- WHAT YOU HAVE TO DO
Search the records below for the string "dict", and report each line that contains it.

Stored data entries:
# ... 103 lines not shown
        fold = self._fold_one
        net = dict(stem=fold("base.conv1", "base.bn1", 2, 3, sp), blocks=[], split=sp)
        for blk in _arch(self.depth):
            p = blk["prefix"]
            if blk["kind"] == "basic":
                net["blocks"].append(dict(
                    kind="basic",
                    c1=fold(p + ".conv1", p + ".bn1", blk["stride"], 1, sp),
                    c2=fold(p + ".conv2", p + ".bn2", 1, 1, sp),
                    ds=fold(p + ".downsample.0", p + ".downsample.1", blk["stride"], 0, sp) if blk["down"] else None))
                continue
            if blk["down"]:
                c3, ds = self._fold_dual(p, blk["stride"], sp)
            else:
                c3, ds = fold(p + ".conv3", p + ".bn3", 1, 0, sp), None
            net["blocks"].append(dict(
                c1=fold(p + ".conv1", p + ".bn1", 1, 0, sp),
                c2=fold(p + ".conv2", p + ".bn2", blk["stride"], 1, sp),
                c3=c3, ds=ds))
        self._folded = net
        return net

    @staticmethod
    def _conv(L, x, f, res=None, relu=True, out_split=False, ovf=None, tiled=False):
        B, H, W, _ = x.shape
        OH = (H + 2 * f.pad - f.k) // f.stride + 1; OW = (W + 2 * f.pad - f.k) // f.stride + 1
        out = torch.empty((B, OH, OW, f.cout), dtype=torch.float32, device=x.device)
        flags = (_IN_SPLIT if f.split else 0) | (_OUT_SPLIT if out_split else 0) | (_W_TILED if tiled and f.wt is not None else 0)
        check(L.ssg_conv2d_nhwc_x(ptr(x), ptr(f.w), ptr(f.bias), ptr(res), ptr(out), B, H, W, f.cin, f.cout, f.k, f.k, f.stride, f.pad,
                                  1 if relu else 0, flags, f.acc_scale, ptr(getattr(f, "cscale", None)), ptr(ovf), stream()), "ssg_conv2d_nhwc_x")
        return out

    @staticmethod
    def _conv_dual(L, o, x, c3, ds, out_split=False, ovf=None, tiled=False):
        B, H, W, _ = o.shape
        _, H2, W2, _ = x.shape
        out = torch.empty((B, H, W, c3.cout), dtype=torch.float32, device=o.device)
        flags = (_IN_SPLIT if ds.split else 0) | (_OUT_SPLIT if out_split else 0) | (_W_TILED if tiled and ds.wt is not None else 0)
        check(L.ssg_conv1x1_dual_nhwc_x(ptr(o), ptr(x), ptr(ds.w), ptr(ds.bias), ptr(out), B, H, W, c3.cin, H2, W2, ds.cin, ds.stride, c3.cout, 1,
                                        flags, ds.acc_scale, ptr(getattr(ds, "cscale", None)), ptr(ovf), stream()), "ssg_conv1x1_dual_nhwc_x")
        return out

    @staticmethod
    def _bottleneck(L, y, blk, ovf=None):
        B, H, W, CIN = y.shape
        c1, c2, c3, ds = blk["c1"], blk["c2"], blk["c3"], blk["ds"]
        if os.environ.get("SSG_FUSED_BOTTLENECK", "1") == "0" or c2.stride != 1 or (ds is not None and ds.stride != 1):
            return None
        if not L.ssg_bottleneck_supported(H, W, CIN, c3.cout, c1.cout):
            return None
        out = torch.empty((B, H, W, c3.cout), dtype=torch.float32, device=y.device)
        if ds is None:
            check(L.ssg_bottleneck_nhwc_x(ptr(y), ptr(c1.w), ptr(c1.bias), ptr(c1.cscale), ptr(c2.w), ptr(c2.bias), ptr(c2.cscale),
                                          ptr(c3.w), ptr(c3.bias), ptr(c3.cscale), ptr(out), B, H, W, CIN, c1.cout, ptr(ovf), stream()),
                  "ssg_bottleneck_nhwc_x")
        else:
            check(L.ssg_bottleneck_ds_nhwc_x(ptr(y), ptr(c1.w), ptr(c1.bias), ptr(c1.cscale), ptr(c2.w), ptr(c2.bias), ptr(c2.cscale),
                                             ptr(ds.w), ptr(ds.bias), ptr(ds.cscale), ptr(out), B, H, W, CIN, c3.cout, c1.cout, ptr(ovf), stream()),
                  "ssg_bottleneck_ds_nhwc_x")
        return out

    @staticmethod
    def _basicblock(L, y, blk, ovf=None):
        B, H, W, C = y.shape
        c1, c2 = blk["c1"], blk["c2"]
        if os.environ.get("SSG_FUSED_BASICBLOCK", _FUSED_BASICBLOCK_DEFAULT) == "0" or c1.stride != 1 or blk["ds"] is not None or c1.cout != C:
            return None
        if not L.ssg_basicblock_supported(H, W, C):
            return None
        out = torch.empty((B, H, W, C), dtype=torch.float32, device=y.device)
        check(L.ssg_basicblock_nhwc_x(ptr(y), ptr(c1.w), ptr(c1.bias), ptr(c1.cscale), ptr(c2.w), ptr(c2.bias), ptr(c2.cscale), ptr(out),
                                      B, H, W, C, ptr(ovf), stream()), "ssg_basicblock_nhwc_x")
        return out

    def _fmap(self, x, flip=False, hooks=None):
        L = _lib.lib()
        net = self._prepare()
        sp = net["split"]
        tw = bool(getattr(self, "tiled_weights", True))
        x = x.to(self.device, torch.float32).contiguous()
        B, C, H, W = x.shape
        if C != 3:
            raise ValueError("expected RGB images [B,3,H,W]")
        ovf = self._overflow_flag() if sp else None
        if sp and os.environ.get("SSG_FUSED_STEM", "1") != "0" and L.ssg_stem_pool_supported(H, W):
            st = net["stem"]
            y = torch.empty((B, H // 4, W // 4, 64), dtype=torch.float32, device=self.device)
            check(L.ssg_stem_pool_nchw_x(ptr(x), 1 if flip else 0, ptr(st.w), ptr(st.bias), ptr(st.cscale), ptr(y), B, H, W, ptr(ovf), stream()),
                  "ssg_stem_pool_nchw_x")
        else:
            x4 = torch.empty((B, H, W, 4), dtype=torch.float32, device=self.device)
            if sp:
                check(L.ssg_nchw_to_nhwc4_h4l4(ptr(x), ptr(x4), B, H, W, 1 if flip else 0, stream()), "ssg_nchw_to_nhwc4_h4l4")
            else:
                check(L.ssg_nchw_to_nhwc4(ptr(x), ptr(x4), B, H, W, 1 if flip else 0, stream()), "ssg_nchw_to_nhwc4")
            y = self._conv(L, x4, net["stem"], out_split=sp, ovf=ovf)
            _, H2, W2, _ = y.shape
            p = torch.empty((B, (H2 + 1) // 2, (W2 + 1) // 2, 64), dtype=torch.float32, device=self.device)
# ... 13 lines not shown
                    y = fused
                    continue
                o = self._conv(L, y, blk["c1"], out_split=sp, ovf=ovf, tiled=tw)
                r = y if blk["ds"] is None else self._conv(L, y, blk["ds"], relu=False, out_split=sp, ovf=ovf, tiled=tw)
                y = self._conv(L, o, blk["c2"], res=r, relu=True, out_split=sp, ovf=ovf, tiled=tw)
                continue
            if sp:
                fused = self._bottleneck(L, y, blk, ovf)
                if fused is not None:
                    y = fused
                    continue
            o = o1_next if o1_next is not None else self._conv(L, y, blk["c1"], out_split=sp, ovf=ovf, tiled=tw)
            o1_next = None
            o = self._conv(L, o, blk["c2"], out_split=sp, ovf=ovf, tiled=tw)
            if blk["ds"] is not None:
                y = self._conv_dual(L, o, y, blk["c3"], blk["ds"], out_split=sp, ovf=ovf, tiled=tw)
                continue
            nxt = blocks[bi + 1]["c1"] if bi + 1 < len(blocks) else None
            Bo, Ho, Wo, _ = o.shape
            if (pair and nxt is not None and nxt.k == 1 and nxt.stride == 1 and nxt.cin == blk["c3"].cout and Bo * Ho * Wo >= 128 * 256
                    and L.ssg_conv_pair_supported(blk["c3"].cin, blk["c3"].cout, nxt.cout)):
                y, o1_next = self._conv_pair(L, o, blk["c3"], y, nxt, ovf)
            else:
                y = self._conv(L, o, blk["c3"], res=y, relu=True, out_split=sp, ovf=ovf, tiled=tw)
        return y, sp

    @staticmethod
    def _conv_pair(L, o, c3, res, c1n, ovf=None):
        B, H, W, _ = o.shape
        out = torch.empty((B, H, W, c3.cout), dtype=torch.float32, device=o.device)
        y1n = torch.empty((B, H, W, c1n.cout), dtype=torch.float32, device=o.device)
        check(L.ssg_conv_pair_nhwc_x(ptr(o), ptr(c3.w), ptr(c3.bias), ptr(c3.cscale), ptr(res), ptr(out), ptr(c1n.w), ptr(c1n.bias), ptr(c1n.cscale),
                                     ptr(y1n), B * H * W, c3.cin, c3.cout, c1n.cout, ptr(ovf), stream()), "ssg_conv_pair_nhwc_x")
        return out, y1n

    def _side_streams(self):
        st = getattr(self, "_streams", None)
        if st is None or st[0].device != self.device:
            prio = -1 if os.environ.get("SSG_FLIP_PRIO", "0") == "1" else 0
            st = self._streams = (torch.cuda.Stream(self.device, priority=prio), torch.cuda.Stream(self.device))
        return st

    def _overflow_flag(self):
        if getattr(self, "_ovf", None) is None or self._ovf.device != self.device:
            self._ovf = torch.zeros(1, dtype=torch.int32, device=self.device)
        return self._ovf
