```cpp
extern "C" int tg_rc_kv_pack(int32_t dtype, int32_t batch, const void* k, const void* vt, int64_t ldt, int32_t text_len, const void* kip,
                             const void* vtip, int64_t ldi, int32_t ip_tokens, void* out, void* stream) {
  TG_CHECK(dtype == TG_BF16 || dtype == TG_F16, TG_ERR_ARG, "tg_rc_kv_pack: dtype %d", dtype);
  TG_CHECK(batch > 0 && k && vt && out, TG_ERR_ARG, "tg_rc_kv_pack: null operand");
  TG_CHECK(text_len > 0 && text_len <= 80 && ip_tokens >= 0 && ip_tokens <= 16 && (ip_tokens == 0 || (kip && vtip)), TG_ERR_ARG,
           "tg_rc_kv_pack: %d text keys (<= 80), %d image keys (<= 16)", text_len, ip_tokens);
  hipStream_t st = reinterpret_cast<hipStream_t>(stream);
  const unsigned grid = (unsigned)batch * 8 * 24;
  if (dtype == TG_BF16)
    hipLaunchKernelGGL(rc_kv_pack_kernel<bf16_t>, dim3(grid), dim3(64), 0, st, (const bf16_t*)k, (const bf16_t*)vt, (long)ldt,
                       (const bf16_t*)kip, (const bf16_t*)vtip, (long)ldi, text_len, ip_tokens, (bf16_t*)out);
  else
    hipLaunchKernelGGL(rc_kv_pack_kernel<f16_t>, dim3(grid), dim3(64), 0, st, (const f16_t*)k, (const f16_t*)vt, (long)ldt,
                       (const f16_t*)kip, (const f16_t*)vtip, (long)ldi, text_len, ip_tokens, (f16_t*)out);
  TG_LAUNCH_CHECK();
  return TG_OK;
}

extern "C" int tg_rc_ff(const tg_rc_ff_desc* d, void* stream) {
  TG_CHECK(d != nullptr, TG_ERR_ARG, "tg_rc_ff: null descriptor");
  TG_CHECK(d->dtype == TG_BF16 || d->dtype == TG_F16, TG_ERR_ARG, "tg_rc_ff: dtype %d", d->dtype);
  TG_CHECK(d->h && d->w1 && d->w2 && d->b2 && d->out && d->M > 0, TG_ERR_ARG, "tg_rc_ff: null operand or M <= 0");
  TG_CHECK(d->inner >= 64 && d->inner % 64 == 0, TG_ERR_ARG, "tg_rc_ff: inner = %d must be a multiple of 64", d->inner);
  TG_CHECK(d->ldh >= 320 && d->ldh % 8 == 0 && d->ldc >= 320 && d->ldc % 8 == 0, TG_ERR_ARG, "tg_rc_ff: row pitches");
  TG_CHECK(!d->wpo || (d->res0 && d->ldres >= 320 && d->ldres % 8 == 0), TG_ERR_ARG, "tg_rc_ff: proj_out needs its residual");
  TG_CHECK(d->dbg == 0 || rc_dev_enabled(), TG_ERR_ARG, "tg_rc_ff: dbg = %d (dev switches need TG_RC_DEV=1)", d->dbg);
  RcFfParams p;
  p.h = d->h; p.ldh = d->ldh; p.w1 = d->w1; p.w2 = d->w2; p.b2 = d->b2; p.wpo = d->wpo; p.res0 = d->res0; p.ldres = d->ldres;
  p.out = d->out; p.ldc = d->ldc; p.M = d->M; p.n_slices = d->inner / 32; p.ln_eps = d->ln_eps; p.dbg = d->dbg;
  hipStream_t st = reinterpret_cast<hipStream_t>(stream);
  if (d->dtype == TG_BF16) return launch_rc_ff<bf16_t>(d, p, st);
  return launch_rc_ff<f16_t>(d, p, st);
}

extern "C" int tg_rc_front(const tg_rc_front_desc* d, void* stream) {
  TG_CHECK(d != nullptr, TG_ERR_ARG, "tg_rc_front: null descriptor");
  TG_CHECK(d->dtype == TG_BF16 || d->dtype == TG_F16, TG_ERR_ARG, "tg_rc_front: dtype %d", d->dtype);
  TG_CHECK(d->x && d->coef && d->win && d->wqkv && d->y && d->qk && d->vt && d->M > 0, TG_ERR_ARG, "tg_rc_front: null operand or M <= 0");
  TG_CHECK(d->rows_per_batch > 0 && d->rows_per_batch % 128 == 0 && d->M % d->rows_per_batch == 0, TG_ERR_ARG,
           "tg_rc_front: rows_per_batch = %d must be a multiple of 128 that divides M", d->rows_per_batch);
  TG_CHECK(d->ldx >= 320 && d->ldx % 8 == 0 && d->ldy >= 320 && d->ldy % 8 == 0 && d->ldqk >= 640 && d->ldqk % 8 == 0 && d->ldt >= d->rows_per_batch,
           TG_ERR_ARG, "tg_rc_front: row pitches");
  TG_CHECK(d->dbg == 0 || rc_dev_enabled(), TG_ERR_ARG, "tg_rc_front: dbg = %d (dev switches need TG_RC_DEV=1)", d->dbg);
  RcFrontParams p;
  p.x = d->x; p.ldx = d->ldx; p.coef = d->coef; p.win = d->win; p.wqkv = d->wqkv; p.y = d->y; p.ldy = d->ldy; p.qk = d->qk; p.ldqk = d->ldqk;
  p.vt = d->vt; p.ldt = d->ldt; p.M = d->M; p.rows_per_batch = d->rows_per_batch; p.ln_eps = d->ln_eps; p.dbg = d->dbg;
  hipStream_t st = reinterpret_cast<hipStream_t>(stream);
  if (d->dtype == TG_BF16) return launch_rc_front<bf16_t>(d, p, st);
  return launch_rc_front<f16_t>(d, p, st);
}
```

theatergen_amd/ops.py:

```python
import ctypes as C
import os

import torch

from . import _lib
from ._lib import ACT_GELU, ACT_NONE, ACT_QUICK_GELU, ACT_SILU, AttnDesc, GemmDesc

_workspaces = {}


def _dt(t):
    if t.dtype == torch.bfloat16:
        return _lib.TG_BF16
    if t.dtype == torch.float16:
        return _lib.TG_F16
    raise RuntimeError(f"theatergen_amd: unsupported activation dtype {t.dtype} (bf16 / fp16 only)")


def _stream():
    return torch.cuda.current_stream().cuda_stream


def _ptr(t):
    return None if t is None else t.data_ptr()
# ... 235 lines not shown
    d.kv, d.ip_scale = _ptr(kv), _ptr(ip_scale)
    d.out, d.ldc = _ptr(out), int(out.stride(0))
    d.M, d.C, d.head_dim, d.rows_per_batch, d.text_len, d.ip_tokens = int(M), int(Cc), int(head_dim), int(rows_per_batch), int(text_len), int(ip_tokens)
    L_ = text_len + ip_tokens
    flops = 2.0 * M * Cc * Cc + 4.0 * M * L_ * Cc
    tile = "128x128" if int(head_dim) == 64 else "128x160"
    _profiled(lambda: _lib.check(_lib.lib().tg_xq_attn(C.byref(d), _stream())), f"gemm_glds_kernel<plain+ln+xattn d{head_dim},{tile}>", M, Cc, Cc, flops,
              alg_bytes=2.0 * (2 * M * Cc + Cc * Cc) + 2.0 * (M // rows_per_batch) * 2 * L_ * Cc)
    return out
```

- SOLUTION BELOW
        net = dict(stem=fold("base.conv1", "base.bn1", 2, 3, sp), blocks=[], split=sp)
                net["blocks"].append(dict(
            net["blocks"].append(dict(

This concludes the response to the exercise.